While the first two men were engaging in the rooms, the lone man still in the hallway kept his weapon trained on the door ahead, knowing full well he would be exposed from behind if anyone entered the cabin from the outside.
Quickly the two men returned to the hallway and aimed their guns forward, and the man at the rear turned around to check behind them. A second later they moved on to the closed door. They stacked up again, and the first man quietly checked the latch.
It was unlocked, so he paused only long enough to lower his body a few inches while his mates did the same. Then the three men moved in as a team, and the lights under the three guns swept their sectors.
They found their precious cargo in the center of the unlit space. John Clark sat in a chair, his hands in his lap, squinting straight into the bright lights. Inches from him on both his left and his right, the tactical lights illuminated two figures standing, and a partial face of a third man was just visible behind Clark’s own head.
The three gunmen in the doorway—Domingo Chavez, Sam Driscoll, and Dominic Caruso—all fired simultaneously. Short bursts from their weapons cracked in the room, flashes erupted from their muzzles, and the scent of gun smoke replaced the dank smell of mold in the cabin.
John Clark did not move, did not even blink, as the bullets slammed into the three figures around him.
Holes appeared in the foreheads of the targets, but the figures did not fall.

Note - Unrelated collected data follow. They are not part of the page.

template <bool THERMAL, bool AXIS_Z>
__device__ __forceinline__ V3 simple_rhs(const V3& m, const SimpleK& k, double ghk, double aJ, const V3& z) {
#pragma clang fp contract(off)
    if (AXIS_Z) {
        const double gz = (ghk + k.gdm) * m.z;
        V3 p;
        if (THERMAL) {
            const V3 g{k.ghs * z.x, k.ghs * z.y, __builtin_fma(k.ghs, z.z, gz)};
            p = cross(m, g);
        } else {
            p = V3{m.y * gz, -(m.x * gz), 0.0};
        }
        const double wx = __builtin_fma(k.alpha, p.x, aJ * m.y), wy = __builtin_fma(k.alpha, p.y, -(aJ * m.x));
        if (THERMAL) {
            const double wz = k.alpha * p.z;
            return V3{__builtin_fma(m.y, wz, __builtin_fma(-m.z, wy, p.x)), __builtin_fma(m.z, wx, __builtin_fma(-m.x, wz, p.y)),
                      __builtin_fma(m.x, wy, __builtin_fma(-m.y, wx, p.z))};
        }
        return V3{__builtin_fma(-m.z, wy, p.x), __builtin_fma(m.z, wx, p.y), __builtin_fma(m.x, wy, -(m.y * wx))};
    }
    const V3 t = cross(m, k.e);
    const double c = ghk * dot(m, k.e);
    const double d = k.gdm * m.z;
    V3 p;
    if (THERMAL) {
        const V3 g{__builtin_fma(k.ghs, z.x, c * k.e.x), __builtin_fma(k.ghs, z.y, c * k.e.y),
                   __builtin_fma(k.ghs, z.z, __builtin_fma(c, k.e.z, d))};
        p = cross(m, g);
    } else {
        p = V3{__builtin_fma(c, t.x, d * m.y), __builtin_fma(c, t.y, -(d * m.x)), c * t.z};
    }
    const V3 w{__builtin_fma(k.alpha, p.x, aJ * t.x), __builtin_fma(k.alpha, p.y, aJ * t.y),
               __builtin_fma(k.alpha, p.z, aJ * t.z)};
    return V3{__builtin_fma(m.y, w.z, __builtin_fma(-m.z, w.y, p.x)), __builtin_fma(m.z, w.x, __builtin_fma(-m.x, w.z, p.y)),
              __builtin_fma(m.x, w.y, __builtin_fma(-m.y, w.x, p.z))};
}

struct DevTorque {
    double sdl, sfl;
    V3 sigma;
    double ghk_pulse;
    bool any_sot;
};

__device__ __forceinline__ double vcma_keff(double volt, double ku, double xi, double td2, double vbd) {
    const double v = volt < -vbd ? -vbd : (volt > vbd ? vbd : volt);
    const double keff = ku + (-xi * fabs(v) / td2);
    return fmax(keff, -0.5 * ku);
}

template <bool THERMAL, bool AXIS_Z, bool DEVPHYS>
__device__ __forceinline__ V3 simple_stage(const V3& m, const SimpleK& k, double aJ, const V3& z, const DevTorque& dv,
                                           bool on) {
#pragma clang fp contract(off)
    if (!DEVPHYS) return simple_rhs<THERMAL, AXIS_Z>(m, k, k.ghk, aJ, z);
    V3 f = simple_rhs<THERMAL, AXIS_Z>(m, k, on ? dv.ghk_pulse : k.ghk, aJ, z);
    if (dv.any_sot) {
        const double a = on ? dv.sdl : 0.0, b = on ? dv.sfl : 0.0;
        const V3 sxm = cross(dv.sigma, m);
        f = V3{f.x + __builtin_fma(a, sxm.x, b * dv.sigma.x), f.y + __builtin_fma(a, sxm.y, b * dv.sigma.y),
               f.z + __builtin_fma(a, sxm.z, b * dv.sigma.z)};
    }
    return f;
}

__device__ __forceinline__ int simple_validate(V3& m, bool& zero_row) {
#pragma clang fp contract(off)
    zero_row = false;
    const double e = __builtin_fma(m.z, m.z, __builtin_fma(m.y, m.y, __builtin_fma(m.x, m.x, -1.0)));
    const bool near1 = fabs(e) < 0.0009765625;
    const double inv1 = __builtin_fma(e, __builtin_fma(e, __builtin_fma(e, __builtin_fma(e, 0.2734375, -0.3125), 0.375), -0.5), 1.0);
    if (__builtin_expect(__ballot(!near1) == 0ull, 1)) {
        m = V3{m.x * inv1, m.y * inv1, m.z * inv1};
        return 0;
    }
    const double s = dot(m, m);
    const double inv = near1 ? inv1 : rsqrt_fast(s);
    const bool ordinary = (s >= 1e-24) && (s <= 1.7976931348623157e308);
    if (__builtin_expect(__ballot(!ordinary) == 0ull, 1)) {
        m = V3{m.x * inv, m.y * inv, m.z * inv};
        return 0;
    }
    if (!finite3(m) || s < 1e-24) { m = V3{0.0, 0.0, 1.0}; return 1; }
    m = V3{m.x * inv, m.y * inv, m.z * inv};
    zero_row = isinf(s);
    return 0;
}

__device__ __forceinline__ bool validation_rejects(const V3& m) {
    return !finite3(m) || sqrt(dot(m, m)) < 1e-12;
}

struct SolveOut {
    V3 m;
    int32_t n;
    int32_t resets;
    int64_t work;
    bool ok;
};

struct Recorder {
    double* t;
// ... 149 lines not shown
         (c * k.r.z + k.gd.z * m.z) + k.ghex * m.z};
    if (THERMAL) g = V3{g.x + ht.x, g.y + ht.y, g.z + ht.z};
    const V3 U{g.x, g.y, g.z + bpJ};
    const V3 W{k.alpha * g.x, k.alpha * g.y, __builtin_fma(k.alpha, g.z, bJ)};
    const double s = dot(m, W);
    return V3{__builtin_fma(m.x, s, __builtin_fma(m.y, U.z, __builtin_fma(-m.z, U.y, -W.x))),
              __builtin_fma(m.y, s, __builtin_fma(m.z, U.x, __builtin_fma(-m.x, U.z, -W.y))),
              __builtin_fma(m.z, s, __builtin_fma(m.x, U.y, __builtin_fma(-m.y, U.x, -W.z)))};
}

struct LlgsEnergyK {
    double kuv, edemag;
    V3 r, nfac;
};
__device__ __forceinline__ double llgs_energy(const V3& m, const LlgsEnergyK& k) {
    const double ct = dot(m, k.r);
    return -k.kuv * (ct * ct) + k.edemag * (k.nfac.x * (m.x * m.x) + k.nfac.y * (m.y * m.y) + k.nfac.z * (m.z * m.z));
}

__device__ __forceinline__ double llgs_torque_norms(const V3& m, double bJ, double bpJ) {
#pragma clang fp contract(off)
    const V3 mxp{m.y, -m.x, 0.0};
    const V3 mm = cross(m, mxp);
    const V3 a{bJ * mm.x, bJ * mm.y, bJ * mm.z}, b{bpJ * mxp.x, bpJ * mxp.y, bpJ * mxp.z};
    return sqrt((a.x * a.x + a.y * a.y) + a.z * a.z) + sqrt((b.x * b.x + b.y * b.y) + b.z * b.z);
}

__device__ __forceinline__ double rms3(const V3& a) { return sqrt(dot(a, a)) / 1.7320508075688772; }

struct Dp5Tab {
    double A51, A52, A53, A54, A61, A62, A63, A64, A65, E1, E3, E4, E5, E6, E7;
    double B4, third, c09, tenth;
};
__device__ __forceinline__ Dp5Tab make_dp5_tab() {
    Dp5Tab t;
    t.A51 = vgpr_const(19372.0 / 6561); t.A52 = vgpr_const(-25360.0 / 2187); t.A53 = vgpr_const(64448.0 / 6561); t.A54 = vgpr_const(-212.0 / 729);
    t.A61 = vgpr_const(9017.0 / 3168); t.A62 = vgpr_const(-355.0 / 33); t.A63 = vgpr_const(46732.0 / 5247); t.A64 = vgpr_const(49.0 / 176);
    t.A65 = vgpr_const(-5103.0 / 18656);
    t.E1 = vgpr_const(-71.0 / 57600); t.E3 = vgpr_const(71.0 / 16695); t.E4 = vgpr_const(-71.0 / 1920); t.E5 = vgpr_const(17253.0 / 339200);
    t.E6 = vgpr_const(-22.0 / 525); t.E7 = vgpr_const(1.0 / 40);
    t.B4 = vgpr_const(125.0 / 192); t.third = vgpr_const(1.0 / 3.0); t.c09 = vgpr_const(0.9); t.tenth = vgpr_const(0.1);
    return t;
}

struct LlgsLane {
    V3 y, f;
    V3 m0;
    double t, T, h_abs;
    double h_floor;
    double bJ, bpJ;
    int32_t attempts;
    int32_t npts;
    bool idle;
    bool rejected, active;
};

typedef unsigned long long lanemask;
struct LlgsMasks {
    lanemask active, pacc, low;
};
__device__ __forceinline__ bool lane_in(lanemask m) { return __builtin_amdgcn_inverse_ballot_w64(m); }
__device__ __forceinline__ LlgsMasks llgs_masks_open(const LlgsLane& L) {
    return LlgsMasks{__ballot(L.active), __ballot(!L.rejected), __ballot(L.h_abs < L.h_floor)};
}
__device__ __forceinline__ void llgs_masks_close(LlgsLane& L, const LlgsMasks& M) {
    L.active = lane_in(M.active);
    L.rejected = !lane_in(M.pacc);
}

template <bool RECORD>
__device__ __forceinline__ void llgs_lane_emit(LlgsLane& L, V3& out_m, const Recorder& rec, const LlgsEnergyK& ek) {
    const double inv = rsqrt_fast(dot(L.y, L.y));
    out_m = V3{L.y.x * inv, L.y.y * inv, L.y.z * inv};
    if (RECORD) rec.put(L.npts, L.t, out_m, rec.e ? llgs_energy(out_m, ek) : 0.0, rec.tq ? llgs_torque_norms(out_m, L.bJ, L.bpJ) : 0.0);
    ++L.npts;
}

template <bool THERMAL, bool AXIS_Z, bool CHECKED = true>
__device__ __forceinline__ V3 llgs_fun(const LlgsLane& L, const LlgsK& k, const V3& y, const V3& ht, bool on) {
    return llgs_rhs<THERMAL, AXIS_Z, CHECKED>(y, k, on ? L.bJ : 0.0, on ? L.bpJ : 0.0, ht);
}
template <bool THERMAL, class NSRC>
__device__ __forceinline__ V3 llgs_draw(NSRC& ns, const LlgsK& k, bool even) {
    if (!THERMAL) return V3{0.0, 0.0, 0.0};
    return NSRC::kScaled ? ns.draw(even) : scale3(k.ghs, ns.draw(even));
}

template <bool THERMAL, bool RECORD, bool AXIS_Z, class NSRC>
__device__ __forceinline__ void llgs_lane_begin(LlgsLane& L, V3& out_m, const V3& m0, double J, double T, const LlgsK& k, double beta,
                                                double betap, double rtol, double atol, double max_step, const RngKey& rk,
                                                const Recorder& rec, const LlgsEnergyK& ek, NSRC& ns, bool enabled) {
    const bool useJ = !(fabs(J) < 1e-12);
    L.bJ = useJ ? beta * J : 0.0;
    L.bpJ = useJ ? betap * J : 0.0;
    L.m0 = m0;
    L.T = T;
    if (THERMAL) ns.begin(rk);
    const double n0 = rsqrt_fast(dot(m0, m0));
    L.y = V3{m0.x * n0, m0.y * n0, m0.z * n0};
    L.t = 0.0;
    L.npts = 0;
    if (RECORD) llgs_lane_emit<RECORD>(L, out_m, rec, ek); else ++L.npts;
    L.f = llgs_fun<THERMAL, AXIS_Z>(L, k, L.y, llgs_draw<THERMAL>(ns, k, true), true);
    double h_abs;
    {
        const V3& y = L.y;
        const V3& f = L.f;
        const V3 sc{atol + fabs(y.x) * rtol, atol + fabs(y.y) * rtol, atol + fabs(y.z) * rtol};
        const V3 isc{rcp_fast(sc.x), rcp_fast(sc.y), rcp_fast(sc.z)};
        const double d0 = rms3(V3{y.x * isc.x, y.y * isc.y, y.z * isc.z});
        const double d1 = rms3(V3{f.x * isc.x, f.y * isc.y, f.z * isc.z});
        double h0 = (d0 < 1e-5 || d1 < 1e-5) ? 1e-6 : (0.01 * d0) * rcp_fast(d1);
        h0 = fmin(h0, T);
        const V3 y1{y.x + h0 * f.x, y.y + h0 * f.y, y.z + h0 * f.z};
        const V3 f1 = llgs_fun<THERMAL, AXIS_Z>(L, k, y1, llgs_draw<THERMAL>(ns, k, false), true);
        const double d2 = rms3(V3{(f1.x - f.x) * isc.x, (f1.y - f.y) * isc.y, (f1.z - f.z) * isc.z}) * rcp_fast(h0);
        const double h1 = (d1 <= 1e-15 && d2 <= 1e-15) ? fmax(1e-6, h0 * 1e-3) : fifth_root(0.01 * rcp_fast(fmax(d1, d2)));
        h_abs = fmin(fmin(100.0 * h0, h1), fmin(T, max_step));
    }
    L.rejected = false;
    L.attempts = 0;
    const double min_step = min_step_at(L.t);
    L.h_abs = h_abs > max_step ? max_step : (h_abs < min_step ? min_step : h_abs);
    L.h_floor = isfinite(T) ? min_step_at(T) : __builtin_inf();
    L.active = enabled && (L.t != T);
    L.idle = !L.active;
}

They were wooden stands, upon which photorealistic images of armed men had been attached.
Quickly the tactical lights scanned the rest of the room independently, and one of them centered on fourth and fifth figures, positioned next to each other in a far corner. The wooden target on the left was the image of a man with a detonator in his hand.
Ding Chavez double-tapped this target in the forehead.